女性騎士は倒れている騎士の1人に跪き、名前を呼びかけながら身体を揺すった。
「ルッシラ隊長! ルッシラ隊長!」
暫くすると、眠たそうな声が聞こえてくる。
「う……むぅ……ンン……イリサか……どうしたのだ? 朝か……」
「た、隊長。よかった」
「ン、よかった? ……何を言っている」
ルッシラと呼ばれた女性は、そこでムクリと半身を起こすと、周囲に目を向ける。
すると次の瞬間、その女性騎士は目を見開いて驚くと共に、大きな声を上げたのであった。

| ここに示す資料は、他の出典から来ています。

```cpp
int  lgs_debug_copy_counters(const lgs_ctx* ctx, long long* direct, long long* staged);

int  lgs_debug_offset_checks(lgs_ctx* ctx, int reset, unsigned long long* out);

typedef struct {
    char name[32];
    int64_t launches;
    double total_ms;
    double algo_bytes;
    double dispatch_ms;
} lgs_kernel_stat;
int  lgs_ctx_kernel_stats(lgs_ctx* ctx, lgs_kernel_stat* out, int cap);
int  lgs_ctx_reset_stats(lgs_ctx* ctx);
int  lgs_ctx_match_counters(lgs_ctx* ctx, int64_t* out4);

int  lgs_grid_create(lgs_ctx* ctx, int w, int h, double min_x, double min_y,
                     double resolution, lgs_grid** out);
int  lgs_grid_wrap(lgs_ctx* ctx, double* device_cells, int w, int h, double min_x,
                   double min_y, double resolution, lgs_grid** out);
void lgs_grid_destroy(lgs_grid* grid);
int  lgs_grid_upload(lgs_ctx* ctx, lgs_grid* grid, const double* host_cells);
int  lgs_grid_upload_patches(lgs_ctx* ctx, lgs_grid* grid, const void* const* patches, int npx, int npy,
                             int patch_size, int cell_bytes, int value_offset);
int  lgs_grid_download(lgs_ctx* ctx, const lgs_grid* grid, double* host_cells);
int  lgs_grid_fill(lgs_ctx* ctx, lgs_grid* grid, double value);
int  lgs_grid_info(const lgs_grid* grid, int* w, int* h, double* min_x, double* min_y,
                   double* resolution);
double* lgs_grid_device_ptr(lgs_grid* grid);

int  lgs_grid_precompute_max(lgs_ctx* ctx, const lgs_grid* in, int win, lgs_grid* out);

int  lgs_scan_create(lgs_ctx* ctx, const lgs_scan_host* host, lgs_scan** out);
void lgs_scan_destroy(lgs_scan* scan);
int  lgs_scan_get(const lgs_scan* scan, int* n, double* ranges, double* angles);
int  lgs_scan_interpolate(lgs_ctx* ctx, const lgs_scan* in, double dist_scans, double dist_threshold_empty,
                          lgs_scan** out);

int  lgs_rtcsm_optimize_pose(lgs_ctx* ctx, const lgs_grid* grid, const lgs_grid* coarse,
                             const lgs_rtcsm_params* params,
                             const lgs_cost_ge_params* cost,
                             const lgs_scan* scan, lgs_pose2d initial_pose,
                             double normalized_score_threshold,
                             lgs_rtcsm_summary* out);
int  lgs_rtcsm_optimize_pose_query(lgs_ctx* ctx, const lgs_grid* grid,
                                   const lgs_rtcsm_params* params,
                                   const lgs_cost_ge_params* cost,
                                   const lgs_scan* scan, lgs_pose2d initial_pose,
                                   lgs_rtcsm_summary* out);
int  lgs_rtcsm_optimize_pose_query_batch(lgs_ctx* ctx, const lgs_grid* const* grids,
                                         const lgs_rtcsm_params* params,
                                         const lgs_cost_ge_params* cost,
                                         const lgs_scan* const* scans,
                                         const lgs_pose2d* initial_poses, int n,
                                         lgs_rtcsm_summary* out);
int  lgs_rtcsm_optimize_pose_batch(lgs_ctx* ctx, const lgs_grid* grid, const lgs_grid* coarse,
                                   const lgs_rtcsm_params* params,
                                   const lgs_cost_ge_params* cost,
                                   const lgs_scan* const* scans, const lgs_pose2d* initial_poses,
                                   int n, double normalized_score_threshold,
                                   lgs_rtcsm_summary* out);
int  lgs_rtcsm_dense_scores(lgs_ctx* ctx, const lgs_grid* grid, const lgs_grid* coarse,
                            const lgs_rtcsm_params* params, const lgs_scan* scan,
                            lgs_pose2d initial_pose, double* coarse_scores,
                            double* fine_scores, int* dims);

typedef struct lgs_map lgs_map;

typedef struct {
    double usable_range_min, usable_range_max;
    double prob_hit, prob_miss;
} lgs_builder_params;

typedef struct {
    double resolution;
    int patch_size;
    int num_patches_x, num_patches_y;
    int num_cells_x, num_cells_y;
    double min_x, min_y;
} lgs_map_geometry;

int  lgs_map_create(lgs_ctx* ctx, double resolution, int patch_size, int num_cells_x,
                    int num_cells_y, double center_x, double center_y, lgs_map** out);
void lgs_map_destroy(lgs_map* map);
int  lgs_map_get_geometry(const lgs_map* map, lgs_map_geometry* out);
int  lgs_map_grid(lgs_map* map, lgs_grid** out);
int  lgs_map_update_scan(lgs_ctx* ctx, lgs_map* map, const lgs_scan* scan, lgs_pose2d robot_pose,
                         const lgs_builder_params* params);
int  lgs_map_construct_from_scans(lgs_ctx* ctx, lgs_map* map, const lgs_scan* const* scans,
                                  const lgs_pose2d* robot_poses, int n,
                                  const lgs_builder_params* params);
int  lgs_map_append_scan(lgs_ctx* ctx, lgs_map* local, lgs_map* latest, const lgs_scan* const* scans,
                         const lgs_pose2d* robot_poses, int n, const lgs_builder_params* params);

int  lgs_debug_map_rebuilds(const lgs_map* m, long long* incremental, long long* full);

int  lgs_maps_construct_from_scans(lgs_ctx* ctx, lgs_map* const* maps, const int* idx_min,
                                   const int* idx_max, int n_maps, const lgs_scan* const* scans,
                                   const lgs_pose2d* robot_poses, int n_nodes,
                                   const lgs_builder_params* params);
int  lgs_map_construct_global(lgs_ctx* ctx, double resolution, int patch_size,
                              const lgs_scan* const* scans, const lgs_pose2d* robot_poses, int n,
                              const lgs_builder_params* params, lgs_map** out);
int  lgs_map_render_gray(lgs_ctx* ctx, const lgs_map* map, uint8_t* image);
int  lgs_map_render_gray_region(lgs_ctx* ctx, const lgs_map* map, int x0, int y0, int w, int h,
                                int flip_rows, uint8_t* image);
int  lgs_map_download_patches(lgs_ctx* ctx, const lgs_map* map, uint8_t* flags);
int  lgs_map_actual_size(lgs_ctx* ctx, const lgs_map* map, int* num_allocated, int* out);
int  lgs_map_download(lgs_ctx* ctx, const lgs_map* map, double* cells, uint32_t* hit_count,
                      uint32_t* miss_count);

int  lgs_cost_greedy_endpoint(lgs_ctx* ctx, const lgs_grid* grid,
// ... 265 lines not shown
```

### my-lidar-graph-slam_amd/csrc/k_bb.hip

```cpp
#include "lgs_internal.hpp"

#include <algorithm>
#include <cfloat>
#include <cstring>
#include <chrono>
#include <cstdio>
#include <cstdlib>
#include <thread>
#include <unordered_map>

using namespace lgs;

namespace lgs {
void launch_precompute(lgs_ctx* ctx, const lgs_grid* in, int win, double* out, const PlaneGeom* planes);
void cost_summaries(lgs_ctx* ctx, const lgs_grid* grid, const lgs_cost_ge_params* cost, lgs_scan* const* scans,
                    const lgs_pose2d* best, int n, lgs_rtcsm_summary* out);
}

namespace {

constexpr int kBBMaxH = 12;
constexpr int kBBBatch = 512;
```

「……ハッ、これは一体ッ!? そ、そうだ! イリサ、あのローブ姿の者はどこだッ! フィオナ様はご無事かッ!」
「いえ、それが、私も今来たばかりでして、まだ確認をしてはおりません」
「馬鹿者ッ! それでも貴様は近衛騎士かッ! 私ではなく、まずはフィオナ様の安全が先だッ!」
「は、はい、申し訳ありません」
「謝罪はいい! 行くぞッ」
「ハッ」
そして2人の女性騎士は、建物の中へと足早に入って行ったのである。
今のやり取りを見た俺とラティは、そこで互いに顔を見合わせた。
「近衛騎士のようやし、ワイ等は帰った方が良さそうやな。これ以上ここにいると厄介な事になりそうやわ」
「だな。そろそろお暇させて貰おう。だが、その前に……アレをどうにかしないとな」
俺は外壁の奥にある小窓の下に目を向けた。
「ン、あそこになんかあるんか?」
「ああ。さっき戦った魔物が持っていた荷物がな……。ちょっと気になるから、今の内に回収しておくよ」
放っておけばいいのかもしれないが、ラーのオッサンが言っていた内容が気掛かりであった。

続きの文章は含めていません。